RAW DATA:
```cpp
int launch_crf_bwd(const hs_bwd_args& a, const hs_layout& L, hipStream_t s, CrfReduce* defer, bool in_render_tail) {
    CrfGradArgs A;
    if (!crf_grad_args(a, L, A, in_render_tail ? 2 : 4)) return HS_OK;
    if (!in_render_tail)
        crf_grad_kernel<<<dim3(A.bx, A.planes), 256, (size_t)(a.crf_K - 1) * sizeof(unsigned long long), s>>>(A);
    CrfReduce cr;
    cr.partials = A.partials; cr.bx = A.bx; cr.planes = A.planes; cr.K = a.crf_K; cr.d_table = a.dL_dcrf_table;
    cr.F = A.F;
    cr.d_exposure = a.dL_dexposure; cr.nblocks = ceil_div(3 * a.crf_K + cr.F, 4);
    if (defer) *defer = cr;
    else crf_reduce_kernel<<<cr.nblocks, 256, 0, s>>>(cr);
    HS_LAUNCH_CHECK();
    return HS_OK;
}

int launch_render_bwd(const hs_bwd_args& a, const hs_layout& L, hipStream_t s, unsigned long long* stats,
                      unsigned long long* timeline, bool crf_in_tail) {
    const hs_dims& d = a.dims;
    RenderBwd p;
    p.W = d.W; p.H = d.H; p.gx = (d.W + kTile - 1) / kTile; p.gy = (d.H + kTile - 1) / kTile;
    p.F = frames_of(d);
    p.ntiles = p.gx * p.gy; p.N = d.n_poses / p.F; p.flags = a.flags;
    const char* bin = (const char*)a.binning; const char* img = (const char*)a.image; const char* geom = (const char*)a.geom;
    p.ranges = (const uint2*)(bin + L.ranges); p.point_list = (const uint32_t*)(bin + L.point_list);
    p.rec = (const float4*)(geom + L.rec); p.bg = a.bg;
    p.final_T = (const float*)(img + L.final_T); p.n_contrib = (const uint32_t*)(img + L.n_contrib);
    p.pose_hdr = (const float*)(img + L.pose_hdr);
    p.dL_dcolor = a.dL_dout_color; p.dL_dhdr = a.dL_dout_hdr; p.dL_dalpha = a.dL_dout_alpha;
    p.dL_dinvdepth = a.dL_dout_invdepth;
    p.pair_grads = (float4*)((char*)a.bwd + L.pair_grads);
    p.crf.table = a.crf_table; p.crf.K = a.crf_K; p.crf.umin = a.crf_umin; p.crf.umax = a.crf_umax; p.crf.dt = 1.f;
    p.exposure = a.exposure;
    p.pair_flags = (uint8_t*)a.binning + L.pair_flags;
    p.pair_act = (const uint8_t*)a.binning + L.pair_act;
    p.stats = stats; p.timeline = timeline;
    p.queue = &((hs_counters*)((char*)a.geom + L.counters))->reserved[3];
    p.tile_order = orders_tiles(p.ntiles * d.n_poses) ? (const uint32_t*)(img + L.tile_order) : nullptr;
    int grid = p.ntiles * d.n_poses;
    p.grid_tiles = grid;
    if (crf_in_tail && !stats && crf_grad_args(a, L, p.crf_tail, 2)) grid += p.crf_tail.bx * p.crf_tail.planes;
    if (stats) {
        if (a.dL_dout_invdepth) render_bwd_kernel<true, true><<<grid, kBwdWave, 0, s>>>(p);
        else render_bwd_kernel<false, true><<<grid, kBwdWave, 0, s>>>(p);
    } else if (a.dL_dout_invdepth) render_bwd_kernel<true, false><<<grid, kBwdWave, 0, s>>>(p);
    else render_bwd_kernel<false, false><<<grid, kBwdWave, 0, s>>>(p);
    HS_LAUNCH_CHECK();
    return HS_OK;
}

int render_stats_count() { return kStCount; }

int render_bwd_tail_max_knots() { return bwd_stage_floats(kAccF + 4 * 9) / 2 + 1; }

int64_t crf_partial_floats(int K, int64_t HW, int n_poses) {
    return K > 0 ? (int64_t)ceil_div(HW, 2 * kCrfPixPerWave) * 3 * n_poses * (K + 1) : 0;
}

}
```

Measured before the change: 983.5 images/s.

## Compact active bwd entries per batch and pool per-plane reduction slots

The backward raster kernel now scans a 128-entry window of the point list, compacts only entries with nonzero pair activity into a batch of up to KB takers, and stores per-plane gradient partials in a shared slot pool sized by actual plane hits. Before, each entry reserved fixed space for all four planes. This is meant to skip staging and iterating over inactive entries and to use LDS better, so KB can rise from 48 to 64. In exchange it adds extra ballots, a compaction pass through LDS, and count-based thresholds for each pixel's last index, which makes the indexing more complex.

Result: no change. 993.2 images/s (median of 6 runs) (+1.0%).

```diff
diff --git a/casualhdrsplat_amd/csrc/render.hip b/casualhdrsplat_amd/csrc/render.hip
--- a/casualhdrsplat_amd/csrc/render.hip
+++ b/casualhdrsplat_amd/csrc/render.hip
@@ -799,13 +799,20 @@
 constexpr int kAccF = 12;
 constexpr int kBwdWave = 64;
 #ifndef HS_TUNE_BWD_KB
-#define HS_TUNE_BWD_KB 48
+#define HS_TUNE_BWD_KB 64
+#endif
+#ifndef HS_TUNE_BWD_POOL
+#define HS_TUNE_BWD_POOL 160
 #endif
 #ifndef HS_TUNE_BWD_WAVES
 #define HS_TUNE_BWD_WAVES 4
 #endif
 constexpr int kBwdKB = HS_TUNE_BWD_KB;
-constexpr int bwd_stage_floats(int ent_f) { return (kBwdKB + 1) * ent_f > 7 * 256 ? (kBwdKB + 1) * ent_f : 7 * 256; }
+constexpr int kBwdPool = HS_TUNE_BWD_POOL;
+constexpr int kBwdWin = 128;
+constexpr int bwd_stage_floats(int nv) {
+    return (kBwdKB + 1) * kAccF + (kBwdPool + 1) * nv > 7 * 256 ? (kBwdKB + 1) * kAccF + (kBwdPool + 1) * nv : 7 * 256;
+}
 
 __device__ __forceinline__ void lane_pixels4(int lane, int sx, int sy, int& px, int& py0) {
     const int blk = lane >> 4;
@@ -817,16 +824,27 @@
 __global__ void __launch_bounds__(kBwdWave) __attribute__((amdgpu_waves_per_eu((DEPTH || STATS) ? 1 : HS_TUNE_BWD_WAVES)))
 render_bwd_kernel(RenderBwd p) {
     constexpr int KB = kBwdKB;
+    constexpr int POOL = kBwdPool;
+    constexpr int WIN = kBwdWin;
     constexpr int NV = DEPTH ? 10 : 9;
-    constexpr int kEntF = kAccF + 4 * NV;
+    constexpr int kEntF = kAccF;
     constexpr int kEntB = kEntF * 4;
+    constexpr int kSlotB = NV * 4;
     static_assert(kEntB % 16 == 0, "LDS entry records must stay 16-byte aligned");
-    static_assert(KB <= kBwdWave, "one staged entry per lane, one ballot per list");
+    static_assert(KB >= 1 && KB <= kBwdWave, "one taker per lane, one ballot per list");
+    static_assert(POOL >= 4 && POOL <= 255, "a taker needs up to four slots");
     constexpr int kSentinel = KB * kEntB;
+    constexpr int kPoolB = (KB + 1) * kEntB;
+    constexpr int kSpareB = kPoolB + POOL * kSlotB;
     constexpr int kListLen = KB + 8;
-    constexpr int kStageF = bwd_stage_floats(kEntF);
+    constexpr int kCompB = kPoolB, kCountB = kPoolB + KB * 8;
+    static_assert(KB * 8 + WIN + 4 <= (POOL + 1) * kSlotB, "the compaction borrows the pool");
+    static_assert(kSpareB + kSlotB <= 65535, "list items are 16-bit byte offsets");
+    constexpr int kStageF = bwd_stage_floats(NV);
+    static_assert(kStageF * 4 >= kSpareB + kSlotB, "records, pool and spare slot fit the staging area");
     __shared__ __attribute__((aligned(16))) float s_ent[kStageF];
     __shared__ uint16_t s_list[4][kListLen];
+    __shared__ uint16_t s_slot[4][kListLen];
 
     const int lane = threadIdx.x;
     if constexpr (!STATS) {
@@ -855,7 +873,6 @@
     const int tile = vt - pose * p.ntiles;
     const int tx = tile % p.gx, ty = tile / p.gx;
     const int blk = lane >> 4;
-    const int plane = 2 * (blk & 1) + (blk >> 1);
     const int sx = tx * kTile, sy = ty * kTile;
     int px, py0;
     lane_pixels4(lane, sx, sy, px, py0);
@@ -906,31 +923,75 @@
         else if (red_j == 1) red_off = 4 + k;
         else if (red_j == 2 && k == 0) red_off = 8;
         else if (DEPTH && red_j == 2 && k == 1) red_off = 9;
-        if (red_off >= 0) red_off = (kAccF + NV * plane + red_off) * 4;
+        if (red_off >= 0) red_off *= 4;
     }
     char* const ent = reinterpret_cast<char*>(s_ent);
     float* const my_ent = s_ent + lane * kEntF;
     const uint16_t* const my_list = s_list[blk];
+    const uint16_t* const my_slot = s_slot[blk];
     WaveStats ws;
     if constexpr (STATS) ws.clear();
-    const int nb = (n_proc + KB - 1) / KB;
-    uint32_t id_next = 0, act_next = 0;
-    if (nb > 0) {
-        const int base = (nb - 1) * KB;
-        if (lane < n_proc - base) {
-            id_next = p.point_list[range.x + base + lane];
-            act_next = p.pair_act[(int64_t)range.x + base + lane];
-        }
-    }
-    for (int bi = nb - 1; bi >= 0; --bi) {
-        const int base = bi * KB;
-        const int cnt = min(KB, n_proc - base);
-        if constexpr (STATS) { ws.v[kStBwdStaged] += cnt; ws.v[kStBwdBatches] += 1; }
+    int cur = n_proc;
+    uint32_t id_n0 = 0, id_n1 = 0, act_n0 = 0, act_n1 = 0;
+    auto prefetch = [&]() {
+        const int64_t top = (int64_t)range.x + cur - 1 - lane;
+        act_n0 = 0; act_n1 = 0;
+        if (lane < cur) { id_n0 = p.point_list[top]; act_n0 = p.pair_act[top]; }
+        if (lane + 64 < cur) { id_n1 = p.point_list[top - 64]; act_n1 = p.pair_act[top - 64]; }
+    };
+    prefetch();
+    while (cur > 0) {
+        const uint32_t a0 = act_n0 & 0xFu, a1 = act_n1 & 0xFu;
+        const uint32_t id0 = id_n0, id1 = id_n1;
+        const uint64_t tm0 = __ballot(a0 != 0), tm1 = __ballot(a1 != 0);
+        const int tk0 = mask_prefix(tm0), tk1 = __popcll(tm0) + mask_prefix(tm1);
+        int pp0 = __popc(a0), pp1 = __popc(a1);
+#pragma unroll
+        for (int b = 0; b < 4; ++b) {
+            const uint64_t m0 = __ballot((a0 >> b) & 1u), m1 = __ballot((a1 >> b) & 1u);
+            pp0 += mask_prefix(m0);
+            pp1 += __popcll(m0) + mask_prefix(m1);
+        }
+        const bool ok0 = tk0 + (a0 != 0) <= KB && pp0 <= POOL;
+        const bool ok1 = tk1 + (a1 != 0) <= KB && pp1 <= POOL;
+        const int run = min(cur, __popcll(__ballot(ok0)) + __popcll(__ballot(ok1)));
+        const bool in0 = lane < run && a0 != 0, in1 = lane + 64 < run && a1 != 0;
+        const int ntk = __popcll(__ballot(in0)) + __popcll(__ballot(in1));
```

WHAT THE TASK REQUIRES:
Copy each line from the entries above that has the word "binning" in it.

RESULT OF THE TASK:
    const char* bin = (const char*)a.binning; const char* img = (const char*)a.image; const char* geom = (const char*)a.geom;
    p.pair_flags = (uint8_t*)a.binning + L.pair_flags;
    p.pair_act = (const uint8_t*)a.binning + L.pair_act;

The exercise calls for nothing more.